A complete answer lists every line of the entries below where the string "FftTw" appears.
***
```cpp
template <int N, int SIGN, int ROUND = 1, bool EX = false, class L>
__device__ __forceinline__ void line_fft(cf (&u)[8], const FftTw<N>& tw, int tid, L& lds) {
    typedef FftPlan<N> P;
    stage_compute<N, SIGN, P::R0, 1, 0, ROUND, EX>(u, tw, tid);
    lds.sync_r2w();
    stage_write<N, P::R0, 1>(u, tid, lds);
    lds.sync_w2r();
    stage_read<N, P::R1>(u, tid, lds);
    stage_compute<N, SIGN, P::R1, P::R0, (P::NS == 2 ? 3 : 1), ROUND, EX>(u, tw, tid);
    if constexpr (P::NS > 2) {
        lds.sync_r2w();
        stage_write<N, P::R1, P::R0>(u, tid, lds);
        lds.sync_w2r();
        stage_read<N, P::R2>(u, tid, lds);
        stage_compute<N, SIGN, P::R2, P::R0 * P::R1, (P::NS == 3 ? 3 : 2), ROUND, EX>(u, tw, tid);
    }
    if constexpr (P::NS > 3) {
        lds.sync_r2w();
        stage_write<N, P::R2, P::R0 * P::R1>(u, tid, lds);
        lds.sync_w2r();
        stage_read<N, P::R3>(u, tid, lds);
        stage_compute<N, SIGN, P::R3, P::R0 * P::R1 * P::R2, 3, ROUND, EX>(u, tw, tid);
    }
}

template <int N, int SIGN, int ROUND = 1, bool EX = false, class L>
__device__ __forceinline__ void line_fft_rest(cf (&u)[8], const FftTw<N>& tw, int tid, L& lds) {
    typedef FftPlan<N> P;
    stage_read<N, P::R1>(u, tid, lds);
    stage_compute<N, SIGN, P::R1, P::R0, (P::NS == 2 ? 3 : 1), ROUND, EX>(u, tw, tid);
    if constexpr (P::NS > 2) {
        lds.sync_r2w();
        stage_write<N, P::R1, P::R0>(u, tid, lds);
        lds.sync_w2r();
        stage_read<N, P::R2>(u, tid, lds);
        stage_compute<N, SIGN, P::R2, P::R0 * P::R1, (P::NS == 3 ? 3 : 2), ROUND, EX>(u, tw, tid);
    }
    if constexpr (P::NS > 3) {
        lds.sync_r2w();
        stage_write<N, P::R2, P::R0 * P::R1>(u, tid, lds);
        lds.sync_w2r();
        stage_read<N, P::R3>(u, tid, lds);
        stage_compute<N, SIGN, P::R3, P::R0 * P::R1 * P::R2, 3, ROUND, EX>(u, tw, tid);
    }
}

template <int N, int SIGN, int ROUND = 1, bool EX = false, class L>
__device__ __forceinline__ void line_fft_partial(cf (&u)[8], const FftTw<N>& tw, int tid, L& lds) {
    typedef FftPlan<N> P;
    stage_compute<N, SIGN, P::R0, 1, 0, ROUND, EX>(u, tw, tid);
    lds.sync_r2w();
    stage_write<N, P::R0, 1>(u, tid, lds);
    if constexpr (P::NS > 2) {
        lds.sync_w2r();
        stage_read<N, P::R1>(u, tid, lds);
        stage_compute<N, SIGN, P::R1, P::R0, 1, ROUND, EX>(u, tw, tid);
        lds.sync_r2w();
        stage_write<N, P::R1, P::R0>(u, tid, lds);
    }
    if constexpr (P::NS > 3) {
        lds.sync_w2r();
        stage_read<N, P::R2>(u, tid, lds);
        stage_compute<N, SIGN, P::R2, P::R0 * P::R1, 2, ROUND, EX>(u, tw, tid);
        lds.sync_r2w();
        stage_write<N, P::R2, P::R0 * P::R1>(u, tid, lds);
    }
}

template <int N, int SIGN, int ROUND = 1, bool EX = false, class L>
__device__ __forceinline__ void last_stage(cf (&u)[8], int j, L& lds, const cf* tail, const float* sq = nullptr) {
    constexpr int T = N / 8;
    cf w[7], wl[7];
#pragma unroll
    for (int m = 1; m < 8; ++m) {
        w[m - 1] = tail[(m - 1) * T + j];
        wl[m - 1] = tail[((EX ? 7 : 0) + m - 1) * T + j];
    }
    stage_read<N, 8>(u, j, lds);
#pragma unroll
    for (int m = 1; m < 8; ++m) u[m] = tw_mul<SIGN, EX>(u[m], w[m - 1], wl[m - 1]);
    dft8<SIGN, EX ? 0 : ROUND>(u[0], u[1], u[2], u[3], u[4], u[5], u[6], u[7], sq);
}
```

### beyond_dof_amd/csrc/bdof_kernels.h

```cpp
#pragma once
#include <type_traits>
#include "bdof_fft.h"

#define BDOF_THREADS 512

template <int N> struct RowCfg {
    static constexpr int T = N / 8;
    static constexpr int RPP = BDOF_THREADS / T;
    static constexpr int TILE = RPP > 16 ? RPP : 16;
    static constexpr int PASSES = TILE / RPP;
    static constexpr int NPAD = N + N / 16;
    static constexpr int RS = ((NPAD + 29) / 32) * 32 + 2;
    static constexpr int LDS_CF = TILE * RS;
    static constexpr int MIN_WAVES = N >= 1024 ? 2 : 4;
};

template <int T> struct RowLds {
    cf* base;
    __device__ __forceinline__ int slot(int i) const { return i + (i >> 4); }
    __device__ __forceinline__ cf ld_at(int base_slot, int c) const { return base[base_slot + c + (c >> 4)]; }
    __device__ __forceinline__ void st_at(int base_slot, int c, cf v) { base[base_slot + c + (c >> 4)] = v; }
    __device__ __forceinline__ void sync_w2r() { sync(); }
    __device__ __forceinline__ void sync_r2w() { sync(); }
    __device__ __forceinline__ void sync() {
// ... 646 lines not shown
    }
    if (a.meas) block_store_sum2(acc, acc2, a.partial + 2 * blockIdx.x);
}

#undef MEAS_OF
#undef WGT_OF

__global__ void k_sum_partials(const double* partial, int n, double scale, double* out) {
    double v = 0.0;
    for (int j = threadIdx.x; j < n; j += blockDim.x) v += partial[2 * j];
    __shared__ double wsum[4];
    v = wave_reduce_sum(v);
    if ((threadIdx.x & 63) == 0) wsum[threadIdx.x >> 6] = v;
    __syncthreads();
    if (threadIdx.x == 0) out[0] = (wsum[0] + wsum[1] + wsum[2] + wsum[3]) * scale;
}

struct RowBwdArgs {
    const cf* gin;
    const cf* tape;
    cf* gout;
    float2* grot;
    ObjView obj;
    int B, NX, z;
    float k;
    cf carrier;
    const cf* twiddle;
    const cf* pz;
    AdjCarrier ac;
    cf cshift;
    cf carrier_phi;
    float tape_scale;
    cf* gpsi0;
    int grot_S, grot_z;
    float sq[2];
};
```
***
» Exercise result
__device__ __forceinline__ void line_fft(cf (&u)[8], const FftTw<N>& tw, int tid, L& lds) {
__device__ __forceinline__ void line_fft_rest(cf (&u)[8], const FftTw<N>& tw, int tid, L& lds) {
__device__ __forceinline__ void line_fft_partial(cf (&u)[8], const FftTw<N>& tw, int tid, L& lds) {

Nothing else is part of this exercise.